Excerpt from the Guardian UK: here.
Lena Horne, black singer and activist, dies
Actor and singer who broke down racial barriers in film and music industries dies, aged 92
Lena Horne, the singer and actor best known for her rendition of Stormy Weather and as Hollywood’s first black sex symbol, has died. She was 92.
In a 60-year career, Horne broke down numerous racial barriers. In the 1940s, she was one of the first black singers with a major white band, the first to perform at the famous Copacabana nightclub, and the first to sign a long-term Hollywood contract.
She later became an active campaigner for civil rights and was a powerful voice of the movement…
Her 1981 one-woman Broadway show, Lena Horne: The Lady and Her Music, won a special Tony award.

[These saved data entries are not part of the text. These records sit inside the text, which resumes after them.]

template <bool STAGED, bool HARD = true, bool GTAB = false, int TAGMODE = (K4_ENC_TAGS ? 1 : 0), int WIN = 32>
__device__ int encode_spec_warp(const uint8_t* __restrict__ src, const uint8_t* sin, const uint32_t n,
                                uint8_t* __restrict__ dst, const int cap, const int hardCap, uint16_t* table) {
    const int lane = lane_id();
    const int64_t hard = hardCap;
#define RD32(p) (STAGED ? lds_u32u(sin + (p)) : ldg_u32u(src + (p)))
#ifndef K4_ENC_GTAB_L1
#define K4_ENC_GTAB_L1 0
#endif
#define TGET(h) ((GTAB && !K4_ENC_GTAB_L1) ? (uint32_t)__ldcg(table + (h)) : (uint32_t)table[(h)])
    constexpr bool TAGS = TAGMODE != 0;
    constexpr uint32_t TAG_SHIFT = TAGMODE == 2 ? 3u : 11u, TAG_MASK = TAGMODE == 2 ? 0xFFFFu : 0xFFu;
    uint8_t* const tags = reinterpret_cast<uint8_t*>(table) + ENC_TABLE_BYTES;
    uint32_t* const table32 = reinterpret_cast<uint32_t*>(table);
    auto tagGet = [&](uint32_t h) -> uint32_t {
        return (GTAB && !K4_ENC_GTAB_L1) ? (uint32_t)__ldcg(tags + h) : (uint32_t)tags[h];
    };
    auto slotPut = [&](uint32_t h, uint32_t pos, uint32_t tg) {
        if (TAGMODE == 2) {
            if (GTAB) __stcg(table32 + h, pos | (tg << 16)); else table32[h] = pos | (tg << 16);
        } else {
            if (GTAB && !K4_ENC_GTAB_L1) __stcg(table + h, (uint16_t)pos); else table[h] = (uint16_t)pos;
            if (TAGS) { if (GTAB && !K4_ENC_GTAB_L1) __stcg(tags + h, (uint8_t)tg); else tags[h] = (uint8_t)tg; }
        }
    };
#define RD8(p) (STAGED ? (uint32_t)sin[(p)] : (uint32_t)__ldg(src + (p)))
    {
        const uint32_t t0 = (TAGS && n >= 4) ? (((RD32(0) * 2654435761u) >> TAG_SHIFT) & TAG_MASK) : 0u;
        const uint32_t fillT = TAGMODE == 2 ? (t0 << 16) : 0u;
        uint4* t = reinterpret_cast<uint4*>(table);
        constexpr int TBYTES = TAGMODE == 2 ? 2 * ENC_TABLE_BYTES : ENC_TABLE_BYTES;
        for (int i = lane; i < TBYTES / 16; i += 32) {
            if (GTAB) __stcg(t + i, make_uint4(fillT, fillT, fillT, fillT)); else t[i] = make_uint4(fillT, fillT, fillT, fillT);
        }
        if (TAGMODE == 1 || TAGMODE == 3) {
            const uint32_t b4 = t0 * 0x01010101u;
            uint4* g = reinterpret_cast<uint4*>(tags);
            for (int i = lane; i < (ENC_TABLE_BYTES / 2) / 16; i += 32) {
                if (GTAB) __stcg(g + i, make_uint4(b4, b4, b4, b4)); else g[i] = make_uint4(b4, b4, b4, b4);
            }
        }
        __syncwarp();
    }
    const bool limited = !(cap >= max_output_size((int)n));
    const int64_t olimit = cap;
    uint32_t ip = 0, anchor = 0, op = 0;

    if (n >= (uint32_t)MINLENGTH) {
        const uint32_t mfl1 = n - MFLIMIT + 1, mlim = n - LASTLITERALS;
        if (lane == 0) { const uint32_t p0 = RD32(0) * 2654435761u; slotPut(p0 >> 19, 0u, (p0 >> TAG_SHIFT) & TAG_MASK); }
        __syncwarp();
        ip = 1;
        bool post = false;
        uint32_t q0 = 0;
        uint32_t base = 1;
        constexpr uint32_t WIN0 = (WIN <= 0 || WIN > 32) ? 32u : (uint32_t)WIN;
        constexpr bool NARROW = WIN0 < 32u;
        uint32_t width = WIN0;
        for (;;) {
            uint32_t h2 = 0xFFFFFFFFu, tag2 = 0;
            if (post) { const uint32_t p2 = RD32(ip - 2) * 2654435761u; h2 = p2 >> 19; tag2 = (p2 >> TAG_SHIFT) & TAG_MASK; }
            const bool isPost = post && lane == 0;
            const uint32_t q = q0 + (uint32_t)lane - (post ? 1u : 0u);
            const uint32_t pos = isPost ? ip : base + probe_advance(q);
            const bool inWin = !NARROW || (uint32_t)lane < width;
            const bool valid = inWin && (isPost || (base + probe_advance(q + 1) <= mfl1));
            const uint32_t v = valid ? RD32(pos) : 0u;
            const uint32_t prod = v * 2654435761u;
            const uint32_t h = valid ? prod >> 19 : (0x10000u + (uint32_t)lane);
            const uint32_t tg = (prod >> TAG_SHIFT) & TAG_MASK;
            uint32_t cand = 0u, ctag = tg;
            bool lazyPos = false;
            if (TAGMODE == 2) {
                const uint32_t e32 = valid ? ((GTAB && !K4_ENC_GTAB_L1) ? __ldcg(table32 + h) : table32[h]) : 0xFFFF0000u;
                cand = e32 & 0xFFFFu; ctag = e32 >> 16;
                if (!valid) ctag = 0x10000u;
            } else if (TAGMODE == 3) {
                ctag = valid ? tagGet(h) : 0x100u;
                lazyPos = true;
            } else {
                cand = valid ? TGET(h) : 0u;
                if (TAGMODE == 1) ctag = valid ? tagGet(h) : 0x100u;
            }
            if (h == h2) { cand = ip - 2; ctag = TAGS ? tag2 : tg; lazyPos = false; }
            const unsigned peers = __match_any_sync(FULL, h);
            const unsigned earlier = peers & ((1u << lane) - 1u);
            const int fromLane = earlier ? 31 - __clz(earlier) : lane;
            const uint32_t fwdPos = __shfl_sync(FULL, pos, fromLane);
            const uint32_t fwdTag = __shfl_sync(FULL, tg, fromLane);
            if (earlier) { cand = fwdPos; ctag = TAGS ? fwdTag : tg; lazyPos = false; }
            constexpr bool SPEC = K4_ENC_SPEC && TAGMODE == 2 && K4_ENC_OVL;
            bool hit = false;
            if (!SPEC && valid && ctag == tg) {
                if (TAGMODE == 3 && lazyPos) cand = TGET(h);
                hit = RD32(cand) == v;
                if (TAGS && !STAGED && (K4_ENC_PF & 1)) {
                    prefetch_l1(src + (cand + 32u < n ? cand + 32u : n - 1u));
                    if (cand >= 8u) prefetch_l1(src + cand - 8u);
                }
            }
            if (!STAGED && (K4_ENC_PF & 2) && lane == 0) prefetch_l1(src + (pos + 384u < n ? pos + 384u : n - 1u));
            const unsigned ends = __ballot_sync(FULL, inWin && !valid);
            const int e = ends ? __ffs(ends) - 1 : 32;
            int f = 32;
            uint32_t sm = 0u, sip = 0u, sx1 = 0u;
            bool sok = true;
            if (SPEC) {
                for (unsigned agree = __ballot_sync(FULL, valid && ctag == tg); agree; agree &= agree - 1u) {
                    const int c = __ffs(agree) - 1;
                    if (e < c) break;
                    sm = __shfl_sync(FULL, cand, c);
                    sip = __shfl_sync(FULL, pos, c);
                    const uint32_t vc = __shfl_sync(FULL, v, c);
                    bool same = true;
                    sx1 = 0u; sok = true;
                    if (lane < 8) {
                        const uint32_t a = sip + MINMATCH + 4u * lane;
                        if ((int)mlim - (int)a > 0) sx1 = RD32(a) ^ RD32(sm + MINMATCH + 4u * lane);
                        sok = (sip > anchor + lane) && (sm > (uint32_t)lane) && (RD8(sip - 1 - lane) == RD8(sm - 1 - lane));
                    } else if (lane == 8) {
                        same = RD32(sm) == vc;
                    }
                    if (__all_sync(FULL, same)) { f = c; break; }
                }
            } else {
                const unsigned hits = __ballot_sync(FULL, hit);
                f = hits ? __ffs(hits) - 1 : 32;
            }
            if (e < f) break;
            {
                const unsigned upto = (f >= 31) ? 0xffffffffu : ((2u << f) - 1u);
                const unsigned later = peers & ~((2u << lane) - 1u) & upto;
                const bool doStore = valid && ((1u << lane) & upto) && !(lane < 31 ? later : 0u);
                if (post) {
                    const unsigned same2 = __ballot_sync(FULL, valid && h == h2) & upto;
                    if (lane == 0 && !same2) {
                        slotPut(h2, ip - 2, tag2);
                    }
                }
                if (doStore) slotPut(h, pos, tg);
                __syncwarp();
            }
            if (f == 32) {
                const uint32_t w = NARROW ? width : 32u;
                if (post) { post = false; base = ip + 1; q0 = w - 1; }
                else q0 += w;
                width = 32;
                continue;
            }
            const bool zeroLit = post && f == 0;
            uint32_t m = SPEC ? sm : __shfl_sync(FULL, cand, f);
            ip = SPEC ? sip : __shfl_sync(FULL, pos, f);
            const uint32_t a0h = ip + MINMATCH, b0h = m + MINMATCH;
            uint32_t x1 = sx1;
            if (K4_ENC_OVL && !SPEC) {
                const uint32_t a = a0h + 4u * lane;
                if (lane < 8 && (int)mlim - (int)a > 0) x1 = RD32(a) ^ RD32(b0h + 4u * lane);
            }
            uint32_t caught = 0;
            if (!zeroLit) {
                for (int width = 8;; width = 32) {
                    const bool part = lane < width;
                    const bool ok = (SPEC && width == 8) ? sok
                                  : (!part || ((ip > anchor + lane) && (m > (uint32_t)lane) &&
                                               (RD8(ip - 1 - lane) == RD8(m - 1 - lane))));
                    const unsigned bad = __ballot_sync(FULL, !ok);
                    const int c = bad ? __ffs(bad) - 1 : width;
                    ip -= c; m -= c; caught += (uint32_t)c;
                    if (bad) break;
                }
            }
            const uint32_t lit = ip - anchor;
            if (!zeroLit && limited && (int64_t)op + 1 + lit + 8 + lit / 255 > olimit) return 0;
            uint32_t mc = caught;
            {
                uint32_t a0 = a0h, b0 = b0h;
                for (int width = 8;; width = 32) {
                    const uint32_t a = a0 + 4u * lane, bb = b0 + 4u * lane;
                    const bool part = lane < width;
                    const int room = (int)mlim - (int)a;
                    const uint32_t x = (K4_ENC_OVL && width == 8) ? x1 : ((part && room > 0) ? (RD32(a) ^ RD32(bb)) : 0u);
                    int eq = x ? ((__ffs(x) - 1) >> 3) : 4;
                    if (eq > room) eq = room < 0 ? 0 : room;
                    if (!part) eq = 4;
                    const unsigned stop = __ballot_sync(FULL, eq < 4);
                    if (stop) {
                        const int s = __ffs(stop) - 1;
                        mc += 4u * s + (uint32_t)__shfl_sync(FULL, eq, s);
                        break;
                    }
                    mc += 4u * width; a0 += 4u * width; b0 += 4u * width;
                }
            }
            const uint32_t hdr = run_header_size(lit);
            const uint32_t afterOff = op + hdr + lit + 2;
            if (limited && (int64_t)afterOff + 6 + (mc + 240) / 255 > olimit) return 0;
            if (HARD && (int64_t)afterOff + (mc >= 15 ? (mc - 15) / 255 + 1 : 0) > hard) return 0;
            {
                const uint32_t mlTok = mc >= 15 ? 15u : mc;
                if (lane == 0) {
                    if (lit >= 15) {
                        uint32_t o = op, rest = lit - 15;
                        dst[o++] = (uint8_t)(0xF0 | mlTok);
                        for (; rest >= 255; rest -= 255) dst[o++] = 255;
                        dst[o] = (uint8_t)rest;
                    } else dst[op] = (uint8_t)((lit << 4) | mlTok);
                    dst[afterOff - 2] = (uint8_t)(ip - m);
                    dst[afterOff - 1] = (uint8_t)((ip - m) >> 8);
                }
                for (uint32_t i = lane; i < lit; i += 32) dst[op + hdr + i] = RD8(anchor + i);
                op = afterOff;
                if (mc >= 15) {
                    const uint32_t rest = mc - 15, nff = rest / 255;
                    for (uint32_t i = lane; i < nff; i += 32) dst[op + i] = 0xFF;
                    if (lane == 0) dst[op + nff] = (uint8_t)(rest % 255);
                    op += nff + 1;
                }
            }
            ip += mc + MINMATCH;
            anchor = ip;
            if (ip >= mfl1) break;
            post = true; q0 = 0; base = ip + 1; width = WIN0;
        }
    }
    {
        const uint32_t run = n - anchor;
        if (limited && (int64_t)op + run + 1 + (run + 255 - 15) / 255 > olimit) return 0;
        const uint32_t hdr = run_header_size(run);
        if (HARD && (int64_t)op + hdr + run > hard) return 0;
        if (lane == 0) write_run_header(dst, op, run);
        op += hdr;
        for (uint32_t i = lane; i < run; i += 32) dst[op + i] = RD8(anchor + i);
        op += run;
        return (int)op;
    }
#undef RD32
#undef TGET
#undef RD8
}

By the 1960s, Horne was one of the most visible celebrities in the civil rights movement, once throwing a lamp at a customer who made a racial slur in a Beverly Hills restaurant. In 1963 she joined 250,000 others in the march on Washington when Martin Luther King gave his I Have a Dream speech. Horne spoke at a rally that same year with another civil rights leader, Medgar Evers, just days before his assassination.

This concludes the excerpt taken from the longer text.